WORK ITEM:
Go over the data and copy out each line with "park" in it.

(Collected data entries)
———
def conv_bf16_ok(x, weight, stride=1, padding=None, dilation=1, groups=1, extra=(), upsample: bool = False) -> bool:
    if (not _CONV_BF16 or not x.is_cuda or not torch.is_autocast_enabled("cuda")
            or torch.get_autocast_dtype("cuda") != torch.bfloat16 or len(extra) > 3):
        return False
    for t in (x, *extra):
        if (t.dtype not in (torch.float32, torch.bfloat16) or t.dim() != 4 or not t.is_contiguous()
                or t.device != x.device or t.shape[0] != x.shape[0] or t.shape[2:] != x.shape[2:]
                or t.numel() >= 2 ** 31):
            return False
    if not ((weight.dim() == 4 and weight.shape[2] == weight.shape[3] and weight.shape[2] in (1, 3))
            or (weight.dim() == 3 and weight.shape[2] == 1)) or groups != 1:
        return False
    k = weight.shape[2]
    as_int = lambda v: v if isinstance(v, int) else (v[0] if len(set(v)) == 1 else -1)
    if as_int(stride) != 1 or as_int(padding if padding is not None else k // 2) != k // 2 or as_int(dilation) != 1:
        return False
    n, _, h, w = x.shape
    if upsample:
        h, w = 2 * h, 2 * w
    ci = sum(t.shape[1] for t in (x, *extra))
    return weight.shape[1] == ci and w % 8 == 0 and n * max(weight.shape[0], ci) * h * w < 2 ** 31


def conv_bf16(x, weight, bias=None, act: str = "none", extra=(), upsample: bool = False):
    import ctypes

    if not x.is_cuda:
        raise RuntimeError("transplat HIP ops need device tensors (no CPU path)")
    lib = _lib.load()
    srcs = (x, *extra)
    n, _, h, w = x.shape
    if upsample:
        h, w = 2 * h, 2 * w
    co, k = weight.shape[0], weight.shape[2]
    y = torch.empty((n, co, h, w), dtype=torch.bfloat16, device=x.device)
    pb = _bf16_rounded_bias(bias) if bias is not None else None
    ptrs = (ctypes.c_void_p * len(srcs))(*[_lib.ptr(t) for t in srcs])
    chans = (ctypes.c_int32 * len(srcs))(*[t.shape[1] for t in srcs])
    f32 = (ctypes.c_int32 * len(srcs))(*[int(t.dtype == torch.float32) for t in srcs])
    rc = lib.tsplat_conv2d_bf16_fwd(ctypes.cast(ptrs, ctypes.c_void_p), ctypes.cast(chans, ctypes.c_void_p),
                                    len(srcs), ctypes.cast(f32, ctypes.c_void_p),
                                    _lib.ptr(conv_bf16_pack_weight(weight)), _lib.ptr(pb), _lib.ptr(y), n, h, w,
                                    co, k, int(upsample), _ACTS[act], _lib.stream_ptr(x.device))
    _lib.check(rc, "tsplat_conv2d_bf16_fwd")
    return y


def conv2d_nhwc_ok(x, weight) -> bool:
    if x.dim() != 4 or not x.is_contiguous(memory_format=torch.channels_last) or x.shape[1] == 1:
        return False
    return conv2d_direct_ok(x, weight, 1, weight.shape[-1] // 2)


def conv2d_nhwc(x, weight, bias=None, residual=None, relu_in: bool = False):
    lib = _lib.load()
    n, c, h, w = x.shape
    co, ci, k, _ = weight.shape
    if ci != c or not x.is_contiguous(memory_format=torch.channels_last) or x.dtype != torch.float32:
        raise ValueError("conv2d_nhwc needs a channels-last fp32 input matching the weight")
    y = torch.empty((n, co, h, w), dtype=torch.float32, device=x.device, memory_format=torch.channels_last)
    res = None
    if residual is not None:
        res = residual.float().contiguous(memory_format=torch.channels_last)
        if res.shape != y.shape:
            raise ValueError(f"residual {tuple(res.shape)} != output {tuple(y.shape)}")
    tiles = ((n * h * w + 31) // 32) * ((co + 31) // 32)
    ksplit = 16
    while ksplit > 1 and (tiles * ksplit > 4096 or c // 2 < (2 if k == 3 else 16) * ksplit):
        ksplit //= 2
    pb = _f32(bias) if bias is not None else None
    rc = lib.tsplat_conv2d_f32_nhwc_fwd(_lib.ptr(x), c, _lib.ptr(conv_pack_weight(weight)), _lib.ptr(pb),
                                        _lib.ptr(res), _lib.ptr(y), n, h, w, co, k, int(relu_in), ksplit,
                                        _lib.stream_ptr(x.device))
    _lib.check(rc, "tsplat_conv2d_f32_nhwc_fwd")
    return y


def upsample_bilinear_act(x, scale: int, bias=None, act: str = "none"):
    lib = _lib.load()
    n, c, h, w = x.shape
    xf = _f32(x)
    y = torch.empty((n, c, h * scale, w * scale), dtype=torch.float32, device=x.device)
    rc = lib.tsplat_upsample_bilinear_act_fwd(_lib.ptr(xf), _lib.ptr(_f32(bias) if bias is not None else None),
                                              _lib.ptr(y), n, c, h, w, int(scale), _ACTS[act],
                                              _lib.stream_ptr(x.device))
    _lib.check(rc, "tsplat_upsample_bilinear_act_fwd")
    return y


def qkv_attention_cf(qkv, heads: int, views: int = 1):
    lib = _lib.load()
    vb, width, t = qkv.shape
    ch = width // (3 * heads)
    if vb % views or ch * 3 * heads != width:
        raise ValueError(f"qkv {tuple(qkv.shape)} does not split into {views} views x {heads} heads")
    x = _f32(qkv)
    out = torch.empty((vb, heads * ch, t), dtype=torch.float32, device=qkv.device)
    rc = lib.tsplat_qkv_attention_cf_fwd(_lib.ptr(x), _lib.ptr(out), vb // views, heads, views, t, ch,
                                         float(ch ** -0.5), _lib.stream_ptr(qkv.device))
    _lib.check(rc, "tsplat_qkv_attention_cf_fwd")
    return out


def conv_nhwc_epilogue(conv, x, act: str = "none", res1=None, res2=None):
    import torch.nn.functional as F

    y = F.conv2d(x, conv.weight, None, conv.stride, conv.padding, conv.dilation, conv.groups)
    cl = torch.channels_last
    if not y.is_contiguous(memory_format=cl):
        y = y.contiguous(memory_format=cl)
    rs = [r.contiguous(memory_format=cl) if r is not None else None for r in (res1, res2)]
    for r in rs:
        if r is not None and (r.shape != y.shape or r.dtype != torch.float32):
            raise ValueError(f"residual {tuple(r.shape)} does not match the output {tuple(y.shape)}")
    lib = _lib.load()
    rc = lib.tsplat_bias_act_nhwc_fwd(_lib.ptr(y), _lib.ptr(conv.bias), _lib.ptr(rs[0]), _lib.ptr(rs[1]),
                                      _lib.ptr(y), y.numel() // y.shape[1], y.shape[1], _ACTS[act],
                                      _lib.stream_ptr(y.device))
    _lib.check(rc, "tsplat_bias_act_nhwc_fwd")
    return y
———
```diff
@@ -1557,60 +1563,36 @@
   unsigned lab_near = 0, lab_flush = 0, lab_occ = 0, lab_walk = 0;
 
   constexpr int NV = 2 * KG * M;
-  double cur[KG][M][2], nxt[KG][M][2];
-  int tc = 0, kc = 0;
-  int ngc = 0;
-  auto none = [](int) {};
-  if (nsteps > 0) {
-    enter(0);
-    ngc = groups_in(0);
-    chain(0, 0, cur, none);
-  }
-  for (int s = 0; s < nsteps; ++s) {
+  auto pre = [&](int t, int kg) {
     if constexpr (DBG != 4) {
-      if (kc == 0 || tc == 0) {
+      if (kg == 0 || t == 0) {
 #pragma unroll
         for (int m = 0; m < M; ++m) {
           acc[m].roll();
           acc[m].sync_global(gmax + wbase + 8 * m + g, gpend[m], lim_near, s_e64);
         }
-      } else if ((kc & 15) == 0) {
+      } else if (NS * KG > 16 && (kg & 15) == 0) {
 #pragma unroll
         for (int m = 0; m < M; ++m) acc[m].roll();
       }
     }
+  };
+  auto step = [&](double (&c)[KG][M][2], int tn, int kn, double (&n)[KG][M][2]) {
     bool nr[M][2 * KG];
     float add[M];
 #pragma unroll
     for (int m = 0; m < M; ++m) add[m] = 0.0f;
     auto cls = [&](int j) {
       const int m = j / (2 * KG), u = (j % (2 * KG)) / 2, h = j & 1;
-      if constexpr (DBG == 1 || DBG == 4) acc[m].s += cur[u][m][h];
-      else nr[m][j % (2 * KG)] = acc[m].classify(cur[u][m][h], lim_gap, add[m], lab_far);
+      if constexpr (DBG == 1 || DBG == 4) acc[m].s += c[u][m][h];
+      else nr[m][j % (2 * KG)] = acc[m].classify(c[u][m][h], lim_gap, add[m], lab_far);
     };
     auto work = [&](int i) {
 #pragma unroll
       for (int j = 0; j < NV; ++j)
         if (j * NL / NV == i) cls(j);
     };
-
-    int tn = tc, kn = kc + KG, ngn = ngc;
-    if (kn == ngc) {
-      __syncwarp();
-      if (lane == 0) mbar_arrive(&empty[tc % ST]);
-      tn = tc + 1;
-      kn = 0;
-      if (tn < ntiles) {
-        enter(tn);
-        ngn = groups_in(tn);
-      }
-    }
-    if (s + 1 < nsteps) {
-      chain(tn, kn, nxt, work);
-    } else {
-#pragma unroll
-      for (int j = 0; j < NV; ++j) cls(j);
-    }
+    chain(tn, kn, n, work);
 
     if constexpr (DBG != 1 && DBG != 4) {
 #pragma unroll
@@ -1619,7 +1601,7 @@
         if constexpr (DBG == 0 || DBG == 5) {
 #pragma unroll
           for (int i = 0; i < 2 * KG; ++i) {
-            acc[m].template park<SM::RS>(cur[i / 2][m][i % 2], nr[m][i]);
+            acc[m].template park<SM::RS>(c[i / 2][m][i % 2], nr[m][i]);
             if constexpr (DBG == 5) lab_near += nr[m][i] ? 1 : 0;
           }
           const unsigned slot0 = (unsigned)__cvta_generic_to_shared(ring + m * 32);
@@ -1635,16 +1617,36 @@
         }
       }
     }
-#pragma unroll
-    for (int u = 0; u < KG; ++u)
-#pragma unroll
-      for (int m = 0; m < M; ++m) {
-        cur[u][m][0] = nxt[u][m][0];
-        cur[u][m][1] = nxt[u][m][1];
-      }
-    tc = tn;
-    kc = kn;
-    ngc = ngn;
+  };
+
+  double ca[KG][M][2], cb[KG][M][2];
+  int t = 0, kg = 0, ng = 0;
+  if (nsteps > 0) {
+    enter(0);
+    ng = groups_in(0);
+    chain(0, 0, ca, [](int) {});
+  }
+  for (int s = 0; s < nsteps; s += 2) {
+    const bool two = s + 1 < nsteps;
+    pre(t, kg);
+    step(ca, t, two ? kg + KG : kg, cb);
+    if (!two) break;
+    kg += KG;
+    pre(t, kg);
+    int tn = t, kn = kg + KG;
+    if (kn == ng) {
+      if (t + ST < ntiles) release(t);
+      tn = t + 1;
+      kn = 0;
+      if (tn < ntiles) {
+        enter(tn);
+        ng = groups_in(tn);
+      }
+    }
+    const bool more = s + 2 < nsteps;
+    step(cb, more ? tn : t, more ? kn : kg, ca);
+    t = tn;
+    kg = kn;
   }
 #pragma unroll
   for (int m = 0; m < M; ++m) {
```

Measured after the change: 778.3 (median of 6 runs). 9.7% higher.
———
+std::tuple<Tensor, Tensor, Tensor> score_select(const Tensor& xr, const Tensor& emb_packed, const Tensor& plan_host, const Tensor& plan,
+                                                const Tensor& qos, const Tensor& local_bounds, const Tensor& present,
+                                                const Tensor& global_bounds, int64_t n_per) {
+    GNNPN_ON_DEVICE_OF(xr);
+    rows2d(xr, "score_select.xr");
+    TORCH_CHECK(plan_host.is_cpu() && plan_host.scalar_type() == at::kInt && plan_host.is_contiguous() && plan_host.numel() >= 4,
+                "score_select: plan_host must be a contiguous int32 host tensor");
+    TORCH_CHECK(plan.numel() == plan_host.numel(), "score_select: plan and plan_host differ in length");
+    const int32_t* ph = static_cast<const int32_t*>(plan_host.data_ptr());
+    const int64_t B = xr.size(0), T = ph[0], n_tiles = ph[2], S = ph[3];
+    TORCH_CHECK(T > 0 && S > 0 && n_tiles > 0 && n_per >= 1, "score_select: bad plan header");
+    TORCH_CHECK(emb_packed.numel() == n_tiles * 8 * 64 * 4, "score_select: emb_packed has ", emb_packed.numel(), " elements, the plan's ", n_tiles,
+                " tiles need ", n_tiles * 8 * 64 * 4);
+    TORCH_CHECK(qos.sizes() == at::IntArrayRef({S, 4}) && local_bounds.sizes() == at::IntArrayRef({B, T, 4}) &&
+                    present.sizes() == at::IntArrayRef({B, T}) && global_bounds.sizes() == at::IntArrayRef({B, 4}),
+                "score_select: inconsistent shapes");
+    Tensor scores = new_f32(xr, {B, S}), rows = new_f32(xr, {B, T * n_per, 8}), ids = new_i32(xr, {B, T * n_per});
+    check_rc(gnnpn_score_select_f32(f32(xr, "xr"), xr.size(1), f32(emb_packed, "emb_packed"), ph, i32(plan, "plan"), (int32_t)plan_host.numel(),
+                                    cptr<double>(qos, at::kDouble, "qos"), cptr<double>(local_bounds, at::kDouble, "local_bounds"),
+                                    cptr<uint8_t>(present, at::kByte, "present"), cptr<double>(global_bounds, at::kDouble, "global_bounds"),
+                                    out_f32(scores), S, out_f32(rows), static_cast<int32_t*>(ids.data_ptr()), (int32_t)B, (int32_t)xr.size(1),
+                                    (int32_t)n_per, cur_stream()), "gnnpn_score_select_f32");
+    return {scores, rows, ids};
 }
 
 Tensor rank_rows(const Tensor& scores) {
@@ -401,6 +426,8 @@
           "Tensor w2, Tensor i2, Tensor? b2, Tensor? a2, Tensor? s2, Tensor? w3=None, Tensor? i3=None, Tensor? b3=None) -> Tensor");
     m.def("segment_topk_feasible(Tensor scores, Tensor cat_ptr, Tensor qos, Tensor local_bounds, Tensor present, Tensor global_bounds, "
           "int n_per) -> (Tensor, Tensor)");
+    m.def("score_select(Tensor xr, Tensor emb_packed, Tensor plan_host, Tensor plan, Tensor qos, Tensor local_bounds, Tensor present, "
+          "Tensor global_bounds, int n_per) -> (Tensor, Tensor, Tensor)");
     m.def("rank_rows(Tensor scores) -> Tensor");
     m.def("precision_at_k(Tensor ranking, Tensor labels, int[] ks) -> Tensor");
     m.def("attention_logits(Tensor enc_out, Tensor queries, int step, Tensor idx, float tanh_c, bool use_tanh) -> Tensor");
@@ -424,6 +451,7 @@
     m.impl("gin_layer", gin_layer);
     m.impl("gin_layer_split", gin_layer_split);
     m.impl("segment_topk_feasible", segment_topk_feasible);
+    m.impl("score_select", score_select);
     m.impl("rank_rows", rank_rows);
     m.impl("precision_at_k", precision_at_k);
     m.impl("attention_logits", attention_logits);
———
OUTPUT OF THE TASK:
-            acc[m].template park<SM::RS>(cur[i / 2][m][i % 2], nr[m][i]);
+            acc[m].template park<SM::RS>(c[i / 2][m][i % 2], nr[m][i]);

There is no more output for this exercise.